Joshua Alston of The A.V. Club gave the episode an "A−" and wrote, "The more things change, the more they stay the same. That's especially true in Atlanta, a show that's most comfortable when its characters are in an awkward state of arrested development." Ben Travers of IndieWire praised the episode but criticized Vick's appearance, "once Vick shows up, the conversation shifts. Why is Michael Vick in this episode? Why is he on this show? More specifically, why are the producers of Atlanta paying and, arguably, celebrating a man who spent 21 months in federal prison for running a dogfighting ring?"

Alan Sepinwall of Uproxx wrote, "There's a sense of futility baked into Atlanta, where no matter how successful Paper Boi becomes, and no matter how much money Earn makes as his manager, things will never quite work out the way they want. It's basic comic/dramatic tension. But the many ways in which things don't work out are as surprising and fun as the understated character Donald Glover created for himself to play." Matt Miller of Esquire wrote, "The spectrum of these perspectives points to the shades with which Atlanta colors these issues. Truly, there are 'problems between black and white relations in this country based on misunderstandings', and Atlanta is right to point out the nuances of this issue, as Donald Glover has always attempted to do with the show." Bryan Washington of Vulture gave the episode a 4 star rating out of 5 and wrote, "Van is Atlantas most elusive character, which is to say that she's the least autonomous. That's my issue with this episode, as with this series so far: We rarely get to see her on her own. Except for that one episode last season."

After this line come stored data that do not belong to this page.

@@ -76,6 +117,20 @@
     return TBK_OK;
 }
 
+int tbk_launch_phase_i8(tbk_model* m, const double* d_k, int64_t nk, int64_t nk_pad, int8_t* d_A8) {
+    if (m->n_r_pad == 0 || nk_pad == 0) return TBK_OK;
+    StageTimer t(m, TBK_T_PHASE);
+    ModArgs ma;
+    for (int i = 0; i < TBK_I8_NMOD; ++i) {
+        ma.m[i] = (double)m->i8_mod[i];
+        ma.inv[i] = 1.0 / ma.m[i];
+    }
+    dim3 grid((unsigned)((m->n_r_pad / 8 + 255) / 256), (unsigned)std::min<int64_t>(nk_pad, 65535));
+    hipLaunchKernelGGL(phase_i8_kernel, grid, dim3(256), 0, m->stream, d_k, m->d_R, m->dim, nk, nk_pad, m->n_r, m->n_r_pad, ma, d_A8);
+    TBK_HIP(hipGetLastError());
+    return TBK_OK;
+}
+
 int tbk_launch_monomials(hipStream_t s, const int32_t* d_powers, int dim, int64_t n_p,
                          int64_t n_p_pad, const double* d_k, int64_t nk, int64_t nk_pad,
                          double* d_A) {
diff --git a/tbmodels_amd/csrc/tbk_stage.hip b/tbmodels_amd/csrc/tbk_stage.hip
--- a/tbmodels_amd/csrc/tbk_stage.hip
+++ b/tbmodels_amd/csrc/tbk_stage.hip
@@ -1,3 +1,5 @@
+
+#include <cmath>
 
 #include "tbk_internal.h"
 
@@ -49,6 +51,92 @@
     Bt[base + TBK_CT] = blk[((size_t)i * n_orb + j) * 2 + 1];
 }
 
+__global__ void __launch_bounds__(256) column_norm1_kernel(const double* __restrict__ Bt, int64_t k2, int ncol2, double* __restrict__ norm1) {
+    const int c = blockIdx.x * blockDim.x + threadIdx.x;
+    if (c >= ncol2) return;
+    double s = 0.0;
+    for (int64_t kk = 0; kk < k2; ++kk) s += fabs(Bt[kk * ncol2 + c]);
+    norm1[c] = s;
+}
+
+struct ModTable {
+    int mod[TBK_I8_NMOD];
+};
+__global__ void __launch_bounds__(256) stage_i8_kernel(const double* __restrict__ Bt, int64_t k2, int ncol2, const int* __restrict__ bexp,
+                                                       const ModTable mt, int8_t* __restrict__ B8) {
+    const int64_t kk = (int64_t)blockIdx.x * blockDim.x + threadIdx.x;
+    const int c = blockIdx.y;
+    if (kk >= k2) return;
+    const double x = rint(ldexp(Bt[kk * ncol2 + c], bexp[c]));
+#pragma unroll
+    for (int i = 0; i < TBK_I8_NMOD; ++i) {
+        const int mi = mt.mod[i];
+        int r = (int)fmod(x, (double)mi);
+        if (r > (mi - 1) / 2) r -= mi;
+        if (r < -(mi / 2)) r += mi;
+        B8[((size_t)i * ncol2 + c) * k2 + kk] = (int8_t)r;
+    }
+}
+
+}
+
+int tbk_stage_i8(tbk_model* m) {
+    m->i8_ok = false;
+    if (m->sparse || m->kdotp || m->d_B == nullptr || m->n_r == 0) return TBK_OK;
+    const int ncol2 = 2 * m->ncol_pad;
+    const size_t res_bytes = (size_t)TBK_I8_NMOD * ncol2 * m->k2;
+    const int64_t per_k8 = (int64_t)TBK_I8_NMOD * (m->k2 + (int64_t)ncol2);
+    if (per_k8 * tbk_i8_min_nk() > (int64_t(6) << 30)) return TBK_OK;
+    size_t free_b = 0, total_b = 0;
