# neuronest/custom-alphazero

Measured on AMD Instinct MI355X. Metric: self-play games/s (Connect-4 6x7, 100 sims/move), higher is better.
Workload: dtype fp32-accurate network (fp16 MFMA, two-term split operands, 3 products) / f64 PUCT

## Files before the change

### custom-alphazero_amd/csrc/az_tower16.hip

```cpp
#include <algorithm>
#include <cmath>
#include <cstring>
#include <functional>
#include <type_traits>

#include "az_nn.h"
#include "az_tree.h"
#include "az_kloop_asm.h"
#include "az_chess.h"

namespace az {

typedef _Float16 t_h8 __attribute__((ext_vector_type(8)));
typedef float t_f4 __attribute__((ext_vector_type(4)));

namespace {

constexpr float kRange = 32752.f;
constexpr int kPitch = 544;
constexpr int kZeroRows = 8;
__device__ __forceinline__ bool pix_ok(int yx) { return ((yx >> 8) & 255) != 127; }
__device__ __forceinline__ int pix_row(int yx, int HW, int W) {
  return pix_ok(yx) ? (yx >> 16) * HW + ((yx >> 8) & 255) * W + (yx & 255) : (yx & 7);
}

#ifdef AZ_T16_STAMPS
constexpr int kStampBlocks = 4096, kStamps = 64;
__device__ unsigned long long g_t16_stamps[kStampBlocks][kStamps];
#define T16_STAMP(k)                                                             \
  if (threadIdx.x == 0 && blockIdx.x < kStampBlocks) {                           \
    g_t16_stamps[blockIdx.x][k] = __builtin_amdgcn_s_memtime();                  \
  }
#define T16_RSTAMP(k)                                                            \
  if (threadIdx.x == 0 && blockIdx.x < kStampBlocks) {                           \
    g_t16_stamps[blockIdx.x][k] = __builtin_amdgcn_s_memrealtime();              \
  }
__device__ unsigned long long g_t16_wstamps[kStampBlocks][8][5];
#define T16_WSTAMP(d, k)                                                          \
  if ((d) == 1 && (threadIdx.x & 63) == 0 && blockIdx.x < kStampBlocks) {        \
    g_t16_wstamps[blockIdx.x][threadIdx.x >> 6][k] = __builtin_amdgcn_s_memtime(); \
    if ((k) == 0)                                                                 \
      g_t16_wstamps[blockIdx.x][threadIdx.x >> 6][4] =                            \
          (unsigned)__builtin_amdgcn_s_getreg((31 << 11) | 4);                    \
  }
#define T16_STAMP4(k)                      \
  if (threadIdx.x == 256 && blockIdx.x < kStampBlocks) {                         \
    g_t16_stamps[blockIdx.x][k] = __builtin_amdgcn_s_memtime();                  \
  }
#else
#define T16_STAMP4(k)
#define T16_WSTAMP(d, k)
#define T16_STAMP(k)
#define T16_RSTAMP(k)
#endif

template <typename T>
__device__ __forceinline__ const __attribute__((address_space(1))) T* gbl(const T* p) {
  return (const __attribute__((address_space(1))) T*)p;
}
template <typename T>
__device__ __forceinline__ T gld(const T* p) {
  static_assert(sizeof(T) % 4 == 0, "32-bit words");
  typedef unsigned int V __attribute__((ext_vector_type(sizeof(T) / 4)));
  return __builtin_bit_cast(T, *(const __attribute__((address_space(1))) V*)p);
}


__device__ __forceinline__ void split_u4(const float4 v, uint2& t0, uint2& t1) {
  const float x[4] = {v.x, v.y, v.z, v.w};
  uint32_t p[2], q[2];
#pragma unroll
  for (int i = 0; i < 2; ++i) {
    p[i] = pk_f16(x[2 * i], x[2 * i + 1]);
    const az_h2 h = __builtin_bit_cast(az_h2, p[i]);
    q[i] = pk_f16(x[2 * i] - (float)h[0], x[2 * i + 1] - (float)h[1]);
  }
  t0 = make_uint2(p[0], p[1]);
  t1 = make_uint2(q[0], q[1]);
}
__device__ __forceinline__ void split_u8(const float (&x)[8], uint4& t0, uint4& t1) {
  uint2 a0, a1, b0, b1;
  split_u4(make_float4(x[0], x[1], x[2], x[3]), a0, a1);
  split_u4(make_float4(x[4], x[5], x[6], x[7]), b0, b1);
  t0 = make_uint4(a0.x, a0.y, b0.x, b0.y);
  t1 = make_uint4(a1.x, a1.y, b1.x, b1.y);
}

template <int CTRL>
__device__ __forceinline__ float dpp_f(float v) {
  return __builtin_bit_cast(float, __builtin_amdgcn_update_dpp(0, __builtin_bit_cast(int, v), CTRL, 0xf, 0xf, false));
}
template <typename F>
__device__ __forceinline__ float wreduce(float v, F op) {
  v = op(v, dpp_f<0xB1>(v));
  v = op(v, dpp_f<0x4E>(v));
  v = op(v, dpp_f<0x124>(v));
  v = op(v, dpp_f<0x128>(v));
  const float r0 = __builtin_bit_cast(float, __builtin_amdgcn_readlane(__builtin_bit_cast(int, v), 0));
  const float r1 = __builtin_bit_cast(float, __builtin_amdgcn_readlane(__builtin_bit_cast(int, v), 16));
  const float r2 = __builtin_bit_cast(float, __builtin_amdgcn_readlane(__builtin_bit_cast(int, v), 32));
  const float r3 = __builtin_bit_cast(float, __builtin_amdgcn_readlane(__builtin_bit_cast(int, v), 48));
  return op(op(r0, r1), op(r2, r3));
}
__device__ __forceinline__ float wsum(float v) {
  return wreduce(v, [](float a, float b) { return a + b; });
}
__device__ __forceinline__ float wmax(float v) {
  return wreduce(v, [](float a, float b) { return fmaxf(a, b); });
}

__device__ __forceinline__ int range_exp(float m) {
  int s = 0;
  while (ldexpf(m, -s) > kRange) ++s;
  return s;
}

struct TowerSmem {
  int flag[2];
  int sc[2][kTowerMaxBoards];
  unsigned bmax[kTowerMaxBoards];
};

__device__ __forceinline__ void put4(uint4* act, int r, int cq, const float4 y) {
  uint2 t0, t1;
  split_u4(y, t0, t1);
  char* q = reinterpret_cast<char*>(act) + r * kPitch + cq * 8;
  *reinterpret_cast<uint2*>(q) = t0;
  *reinterpret_cast<uint2*>(q + 256) = t1;
}

__device__ __forceinline__ float max4(const float4 v) { return fmaxf(fmaxf(v.x, v.y), fmaxf(v.z, v.w)); }
__device__ __forceinline__ float4 scale4(const float4 v, float s) {
  return make_float4(v.x * s, v.y * s, v.z * s, v.w * s);
}

template <int MBW>
__device__ __forceinline__ bool store_layer(uint4* act, int HW, int W, const int (&yx_)[MBW], int cq0, const float4 (&y)[2 * MBW],
                                            TowerSmem& sm, int par, int* sc_out, int nbrd,
                                            unsigned long long* err) {
  int row[MBW], brd[MBW];
#pragma unroll
  for (int mb = 0; mb < MBW; ++mb) {
    row[mb] = pix_ok(yx_[mb]) ? pix_row(yx_[mb], HW, W) : -1;
    brd[mb] = yx_[mb] >> 16;
    asm volatile("" : "+v"(row[mb]), "+v"(brd[mb]));
  }
  float vmax = 0.f;
#pragma unroll
  for (int i = 0; i < 2 * MBW; ++i)
    if (row[i / 2] >= 0) {
      vmax = fmaxf(vmax, max4(y[i]));
      put4(act, row[i / 2], cq0 + 4 * (i & 1), y[i]);
    }
  if (!(vmax <= kRange)) sm.flag[par] = 1;
  if (threadIdx.x == 0) sm.flag[par ^ 1] = 0;
  __syncthreads();
  if (!sm.flag[par]) return false;
  if ((int)threadIdx.x < nbrd) sm.bmax[threadIdx.x] = 0u;
  __syncthreads();
#pragma unroll
  for (int i = 0; i < 2 * MBW; ++i)
    if (row[i / 2] >= 0) atomicMax(&sm.bmax[brd[i / 2]], __float_as_uint(max4(y[i])));
  __syncthreads();
#pragma unroll
  for (int i = 0; i < 2 * MBW; ++i) {
    if (row[i / 2] < 0) continue;
    const float m = __uint_as_float(sm.bmax[brd[i / 2]]);
    if (!(m <= 3.0e38f)) continue;
    const int s = range_exp(m);
    if (s) put4(act, row[i / 2], cq0 + 4 * (i & 1), scale4(y[i], ldexpf(1.f, -s)));
  }
  if ((int)threadIdx.x < nbrd) {
    const float m = __uint_as_float(sm.bmax[threadIdx.x]);
    if (!(m <= 3.0e38f)) {
      if (err) atomicOr(err, kErrActRange);
      sc_out[threadIdx.x] = 0;
    } else {
      sc_out[threadIdx.x] = range_exp(m);
    }
  }
  __syncthreads();
  return true;
}

template <int V>
using IC = std::integral_constant<int, V>;
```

Leigh-Anne Jackson of The New York Times wrote, "They both empathize with Earn's plight and ultimately hit him with some frank advice: In order to get treated like he's better than other people, he needs to start acting like he's better than them. If their skewed version of respect is truly what Earn's after, maybe it's time for him to tap into a little Princeton panache. Or, at the very least, an age-appropriate wardrobe." Jacob Oller of Paste gave the episode an 8.5 out of 10 rating and wrote, "Last week, Atlanta showed us what happens when you give a taste of cash to someone who isn't ready for it and deny that taste to someone too thirsty for it. With 'Money Bag Shawty', the series suggests that money magnifies the essence of the person who has it: Earn has money, so of course the underdog is going to push his ego onto it." Alison Herman of The Ringer wrote, "'Money Bag Shawty' is, in essence, an episode-long version of the line from last season in which Earn, explaining why he can't get Al the money he's due from a club appearance, whines: 'N----s know I drink juice and shit, man!' Given that locking down payment is the sum total of a manager's job, Earn has to put down the juice box before it's too late. Knowing Earn, though, he'll be too busy licking his Michael Vick–inflicted wounds. Remember what Uncle Willy said!"